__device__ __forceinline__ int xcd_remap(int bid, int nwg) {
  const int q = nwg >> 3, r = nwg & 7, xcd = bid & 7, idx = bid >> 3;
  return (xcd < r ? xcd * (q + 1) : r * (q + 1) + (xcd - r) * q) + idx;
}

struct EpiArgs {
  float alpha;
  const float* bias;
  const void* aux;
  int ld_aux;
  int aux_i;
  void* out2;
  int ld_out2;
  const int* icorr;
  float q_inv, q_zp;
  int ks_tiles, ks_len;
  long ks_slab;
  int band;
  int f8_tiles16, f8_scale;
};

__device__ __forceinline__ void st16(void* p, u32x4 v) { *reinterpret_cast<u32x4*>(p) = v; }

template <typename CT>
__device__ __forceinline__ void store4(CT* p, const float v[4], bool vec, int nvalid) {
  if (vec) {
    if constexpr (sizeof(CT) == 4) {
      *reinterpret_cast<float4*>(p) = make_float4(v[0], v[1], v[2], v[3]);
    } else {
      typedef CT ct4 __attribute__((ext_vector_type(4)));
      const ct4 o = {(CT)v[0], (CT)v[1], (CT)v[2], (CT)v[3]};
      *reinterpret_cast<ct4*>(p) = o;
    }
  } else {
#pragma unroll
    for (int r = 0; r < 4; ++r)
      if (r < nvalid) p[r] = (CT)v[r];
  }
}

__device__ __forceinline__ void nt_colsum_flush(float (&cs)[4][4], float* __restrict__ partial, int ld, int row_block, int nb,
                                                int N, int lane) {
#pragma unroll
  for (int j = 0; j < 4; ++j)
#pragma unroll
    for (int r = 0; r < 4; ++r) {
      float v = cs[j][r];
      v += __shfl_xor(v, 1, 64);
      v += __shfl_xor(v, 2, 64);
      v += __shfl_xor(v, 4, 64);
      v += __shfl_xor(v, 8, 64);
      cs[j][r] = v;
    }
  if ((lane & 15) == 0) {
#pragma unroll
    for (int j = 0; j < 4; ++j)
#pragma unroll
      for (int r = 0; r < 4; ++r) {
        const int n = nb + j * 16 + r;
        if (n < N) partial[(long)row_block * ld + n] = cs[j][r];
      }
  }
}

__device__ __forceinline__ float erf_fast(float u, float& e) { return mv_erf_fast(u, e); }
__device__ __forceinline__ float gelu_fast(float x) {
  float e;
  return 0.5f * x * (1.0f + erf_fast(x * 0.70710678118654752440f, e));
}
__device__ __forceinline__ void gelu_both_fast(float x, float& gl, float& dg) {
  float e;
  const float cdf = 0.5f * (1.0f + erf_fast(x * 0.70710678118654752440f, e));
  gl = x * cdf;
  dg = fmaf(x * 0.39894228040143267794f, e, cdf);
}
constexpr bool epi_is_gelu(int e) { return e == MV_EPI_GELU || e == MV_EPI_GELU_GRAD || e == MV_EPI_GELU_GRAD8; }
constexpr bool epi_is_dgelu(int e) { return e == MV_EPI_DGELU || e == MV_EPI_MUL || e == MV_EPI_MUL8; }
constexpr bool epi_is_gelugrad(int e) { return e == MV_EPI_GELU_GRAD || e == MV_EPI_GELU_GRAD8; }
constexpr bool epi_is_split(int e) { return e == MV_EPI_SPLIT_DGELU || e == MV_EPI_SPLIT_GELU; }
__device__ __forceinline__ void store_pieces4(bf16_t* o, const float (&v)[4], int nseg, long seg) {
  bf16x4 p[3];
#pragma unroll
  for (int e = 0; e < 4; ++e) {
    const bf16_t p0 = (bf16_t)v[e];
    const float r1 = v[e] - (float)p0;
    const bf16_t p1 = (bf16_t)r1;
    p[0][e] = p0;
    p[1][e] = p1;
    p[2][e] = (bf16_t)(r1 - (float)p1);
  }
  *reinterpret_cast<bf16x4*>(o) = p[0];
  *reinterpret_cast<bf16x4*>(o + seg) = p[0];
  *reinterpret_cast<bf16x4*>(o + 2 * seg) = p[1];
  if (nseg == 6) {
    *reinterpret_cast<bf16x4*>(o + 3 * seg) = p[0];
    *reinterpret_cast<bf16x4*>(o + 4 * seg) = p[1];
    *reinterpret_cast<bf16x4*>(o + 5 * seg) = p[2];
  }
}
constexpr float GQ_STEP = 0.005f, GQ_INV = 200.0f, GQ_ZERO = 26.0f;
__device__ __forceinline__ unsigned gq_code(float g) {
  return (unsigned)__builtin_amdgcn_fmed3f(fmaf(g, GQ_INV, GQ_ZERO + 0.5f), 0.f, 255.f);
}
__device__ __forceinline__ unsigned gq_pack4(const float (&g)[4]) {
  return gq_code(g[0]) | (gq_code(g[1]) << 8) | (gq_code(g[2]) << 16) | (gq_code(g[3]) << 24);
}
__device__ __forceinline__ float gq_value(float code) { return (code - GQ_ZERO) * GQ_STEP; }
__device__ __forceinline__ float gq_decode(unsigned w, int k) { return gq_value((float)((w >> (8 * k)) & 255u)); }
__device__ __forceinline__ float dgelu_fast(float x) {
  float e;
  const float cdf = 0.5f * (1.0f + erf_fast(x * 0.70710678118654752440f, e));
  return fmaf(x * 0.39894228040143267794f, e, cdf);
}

* * *

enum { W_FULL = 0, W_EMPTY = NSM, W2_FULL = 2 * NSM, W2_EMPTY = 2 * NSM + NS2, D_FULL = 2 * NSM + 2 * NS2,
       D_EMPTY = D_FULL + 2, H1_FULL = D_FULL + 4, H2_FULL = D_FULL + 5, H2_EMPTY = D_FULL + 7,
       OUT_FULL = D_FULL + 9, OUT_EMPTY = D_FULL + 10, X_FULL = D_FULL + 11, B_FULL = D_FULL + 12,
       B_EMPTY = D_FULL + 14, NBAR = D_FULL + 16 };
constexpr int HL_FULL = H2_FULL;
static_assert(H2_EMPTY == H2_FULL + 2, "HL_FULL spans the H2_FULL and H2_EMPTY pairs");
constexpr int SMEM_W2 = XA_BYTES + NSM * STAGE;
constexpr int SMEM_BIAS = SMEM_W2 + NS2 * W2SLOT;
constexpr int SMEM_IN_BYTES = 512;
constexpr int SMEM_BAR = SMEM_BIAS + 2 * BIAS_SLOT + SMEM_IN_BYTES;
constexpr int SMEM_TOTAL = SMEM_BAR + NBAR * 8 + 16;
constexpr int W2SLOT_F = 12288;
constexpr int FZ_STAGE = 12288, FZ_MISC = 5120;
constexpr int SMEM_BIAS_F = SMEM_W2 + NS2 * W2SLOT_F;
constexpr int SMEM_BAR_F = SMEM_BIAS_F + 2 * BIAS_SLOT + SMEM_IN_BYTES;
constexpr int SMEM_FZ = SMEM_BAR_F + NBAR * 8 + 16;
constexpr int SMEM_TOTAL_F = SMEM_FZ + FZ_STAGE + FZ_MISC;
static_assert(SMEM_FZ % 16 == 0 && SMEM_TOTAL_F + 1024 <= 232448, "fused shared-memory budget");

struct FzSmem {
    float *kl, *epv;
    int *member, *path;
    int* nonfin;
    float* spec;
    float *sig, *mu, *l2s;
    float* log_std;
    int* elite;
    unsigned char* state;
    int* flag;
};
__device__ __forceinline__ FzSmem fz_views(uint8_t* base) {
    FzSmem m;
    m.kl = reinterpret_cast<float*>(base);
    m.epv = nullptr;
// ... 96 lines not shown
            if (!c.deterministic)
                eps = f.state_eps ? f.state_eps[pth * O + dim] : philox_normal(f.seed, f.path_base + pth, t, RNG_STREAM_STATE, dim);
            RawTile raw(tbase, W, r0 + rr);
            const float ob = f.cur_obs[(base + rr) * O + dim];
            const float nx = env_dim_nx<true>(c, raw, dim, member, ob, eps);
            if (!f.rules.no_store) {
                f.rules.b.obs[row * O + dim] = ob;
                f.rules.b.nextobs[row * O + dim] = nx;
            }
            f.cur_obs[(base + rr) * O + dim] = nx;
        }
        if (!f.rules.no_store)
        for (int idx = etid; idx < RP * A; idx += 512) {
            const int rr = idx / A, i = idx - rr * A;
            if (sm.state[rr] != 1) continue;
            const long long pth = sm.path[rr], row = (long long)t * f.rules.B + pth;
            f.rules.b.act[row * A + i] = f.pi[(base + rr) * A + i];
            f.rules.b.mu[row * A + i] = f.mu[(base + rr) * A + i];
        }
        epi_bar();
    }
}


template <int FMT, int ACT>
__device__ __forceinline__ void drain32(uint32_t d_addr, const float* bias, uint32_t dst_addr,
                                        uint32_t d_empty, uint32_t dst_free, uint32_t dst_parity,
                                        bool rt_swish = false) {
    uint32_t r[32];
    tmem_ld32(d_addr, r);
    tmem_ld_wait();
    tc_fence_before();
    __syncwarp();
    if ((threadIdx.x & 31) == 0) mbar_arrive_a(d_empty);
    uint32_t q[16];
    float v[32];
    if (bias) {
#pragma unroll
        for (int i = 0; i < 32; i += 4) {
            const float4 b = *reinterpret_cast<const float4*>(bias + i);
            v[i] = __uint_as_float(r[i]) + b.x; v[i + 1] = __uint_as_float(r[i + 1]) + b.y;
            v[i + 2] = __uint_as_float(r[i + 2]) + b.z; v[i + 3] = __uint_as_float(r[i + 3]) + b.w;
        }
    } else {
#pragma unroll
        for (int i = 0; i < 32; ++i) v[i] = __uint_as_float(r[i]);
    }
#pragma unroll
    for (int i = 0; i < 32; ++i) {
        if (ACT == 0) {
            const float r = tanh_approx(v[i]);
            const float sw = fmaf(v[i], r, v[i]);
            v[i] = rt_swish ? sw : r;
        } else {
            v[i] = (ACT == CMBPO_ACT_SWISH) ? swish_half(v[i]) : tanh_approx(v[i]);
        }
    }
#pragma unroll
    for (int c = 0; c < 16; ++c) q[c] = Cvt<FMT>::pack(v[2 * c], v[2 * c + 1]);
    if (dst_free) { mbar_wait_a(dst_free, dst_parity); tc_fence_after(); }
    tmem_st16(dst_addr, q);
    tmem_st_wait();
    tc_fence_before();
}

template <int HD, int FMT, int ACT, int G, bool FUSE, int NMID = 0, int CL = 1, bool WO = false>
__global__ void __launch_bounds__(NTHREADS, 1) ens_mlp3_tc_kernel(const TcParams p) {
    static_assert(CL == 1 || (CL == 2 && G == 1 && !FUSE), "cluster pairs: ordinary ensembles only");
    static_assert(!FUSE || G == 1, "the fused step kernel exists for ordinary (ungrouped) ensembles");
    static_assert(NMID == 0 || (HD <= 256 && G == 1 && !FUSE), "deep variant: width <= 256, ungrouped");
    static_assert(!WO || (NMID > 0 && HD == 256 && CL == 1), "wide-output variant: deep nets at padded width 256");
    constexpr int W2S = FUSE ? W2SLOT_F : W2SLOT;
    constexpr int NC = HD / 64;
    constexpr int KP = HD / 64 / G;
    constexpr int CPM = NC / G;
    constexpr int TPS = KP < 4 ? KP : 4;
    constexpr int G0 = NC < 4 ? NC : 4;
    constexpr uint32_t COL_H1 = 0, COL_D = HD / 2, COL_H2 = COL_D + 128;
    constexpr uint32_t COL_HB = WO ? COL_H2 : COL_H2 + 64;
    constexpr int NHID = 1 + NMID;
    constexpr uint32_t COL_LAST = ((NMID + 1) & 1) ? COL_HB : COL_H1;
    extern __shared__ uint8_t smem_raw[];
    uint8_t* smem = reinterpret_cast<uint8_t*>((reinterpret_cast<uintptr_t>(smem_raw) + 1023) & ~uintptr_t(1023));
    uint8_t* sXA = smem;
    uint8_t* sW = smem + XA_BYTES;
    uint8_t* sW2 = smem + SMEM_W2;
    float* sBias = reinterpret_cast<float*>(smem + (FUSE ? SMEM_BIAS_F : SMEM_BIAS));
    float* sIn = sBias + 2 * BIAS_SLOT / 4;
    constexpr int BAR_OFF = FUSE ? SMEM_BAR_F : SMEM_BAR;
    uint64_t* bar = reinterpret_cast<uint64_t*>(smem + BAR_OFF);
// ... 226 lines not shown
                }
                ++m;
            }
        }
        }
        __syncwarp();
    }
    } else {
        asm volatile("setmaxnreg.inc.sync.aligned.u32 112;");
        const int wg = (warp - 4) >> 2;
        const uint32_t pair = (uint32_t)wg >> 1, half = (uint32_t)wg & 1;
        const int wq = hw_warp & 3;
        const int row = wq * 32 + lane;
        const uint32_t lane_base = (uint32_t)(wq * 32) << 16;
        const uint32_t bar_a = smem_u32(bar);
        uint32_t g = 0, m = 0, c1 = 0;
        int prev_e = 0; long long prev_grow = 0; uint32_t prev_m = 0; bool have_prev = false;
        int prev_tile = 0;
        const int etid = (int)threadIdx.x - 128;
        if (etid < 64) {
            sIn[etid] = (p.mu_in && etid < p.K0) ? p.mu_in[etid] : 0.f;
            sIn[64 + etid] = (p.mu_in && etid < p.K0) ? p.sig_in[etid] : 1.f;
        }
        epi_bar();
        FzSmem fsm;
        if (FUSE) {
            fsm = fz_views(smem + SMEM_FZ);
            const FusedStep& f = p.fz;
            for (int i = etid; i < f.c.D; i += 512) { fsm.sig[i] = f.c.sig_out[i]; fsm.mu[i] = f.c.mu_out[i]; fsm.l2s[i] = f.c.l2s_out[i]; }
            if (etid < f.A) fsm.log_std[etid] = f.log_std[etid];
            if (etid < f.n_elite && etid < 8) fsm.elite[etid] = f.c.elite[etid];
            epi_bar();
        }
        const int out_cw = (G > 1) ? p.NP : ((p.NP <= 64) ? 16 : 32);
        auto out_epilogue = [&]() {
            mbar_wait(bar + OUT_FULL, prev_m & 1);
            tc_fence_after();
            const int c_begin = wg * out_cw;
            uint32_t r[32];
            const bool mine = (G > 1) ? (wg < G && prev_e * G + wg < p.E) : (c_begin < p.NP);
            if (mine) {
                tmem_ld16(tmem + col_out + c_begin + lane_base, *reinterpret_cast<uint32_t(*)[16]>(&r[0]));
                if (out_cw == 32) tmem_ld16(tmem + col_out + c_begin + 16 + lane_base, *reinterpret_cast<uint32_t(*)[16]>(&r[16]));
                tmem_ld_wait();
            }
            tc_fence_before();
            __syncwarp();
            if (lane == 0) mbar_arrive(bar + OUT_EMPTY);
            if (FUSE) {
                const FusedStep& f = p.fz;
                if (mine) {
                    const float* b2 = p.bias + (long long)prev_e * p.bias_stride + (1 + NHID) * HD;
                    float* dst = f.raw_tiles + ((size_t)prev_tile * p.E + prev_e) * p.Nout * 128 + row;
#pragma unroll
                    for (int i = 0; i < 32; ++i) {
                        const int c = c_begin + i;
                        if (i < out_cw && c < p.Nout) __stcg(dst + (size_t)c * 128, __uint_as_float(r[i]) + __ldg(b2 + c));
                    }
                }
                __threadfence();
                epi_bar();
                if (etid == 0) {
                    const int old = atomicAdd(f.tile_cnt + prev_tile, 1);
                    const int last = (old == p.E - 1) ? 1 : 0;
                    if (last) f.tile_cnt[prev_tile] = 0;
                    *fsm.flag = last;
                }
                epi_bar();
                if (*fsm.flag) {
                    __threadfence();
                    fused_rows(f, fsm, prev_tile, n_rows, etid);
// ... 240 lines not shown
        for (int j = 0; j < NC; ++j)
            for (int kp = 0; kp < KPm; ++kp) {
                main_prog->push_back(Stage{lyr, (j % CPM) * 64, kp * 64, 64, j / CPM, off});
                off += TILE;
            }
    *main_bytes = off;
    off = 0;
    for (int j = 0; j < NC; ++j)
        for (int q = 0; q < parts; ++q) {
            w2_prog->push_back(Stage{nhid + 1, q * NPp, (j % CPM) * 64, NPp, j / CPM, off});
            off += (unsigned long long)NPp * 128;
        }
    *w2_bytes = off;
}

| Problem to solve |
From the records above, transcribe exactly the run of lines that opens with the line holding "float* sIn = sBias + 2 * BIAS_SLOT / 4;" and closes with the line holding "const int wq = hw_warp & 3;", both included.

| Answer section |
    float* sIn = sBias + 2 * BIAS_SLOT / 4;
    constexpr int BAR_OFF = FUSE ? SMEM_BAR_F : SMEM_BAR;
    uint64_t* bar = reinterpret_cast<uint64_t*>(smem + BAR_OFF);
// ... 226 lines not shown
                }
                ++m;
            }
        }
        }
        __syncwarp();
    }
    } else {
        asm volatile("setmaxnreg.inc.sync.aligned.u32 112;");
        const int wg = (warp - 4) >> 2;
        const uint32_t pair = (uint32_t)wg >> 1, half = (uint32_t)wg & 1;
        const int wq = hw_warp & 3;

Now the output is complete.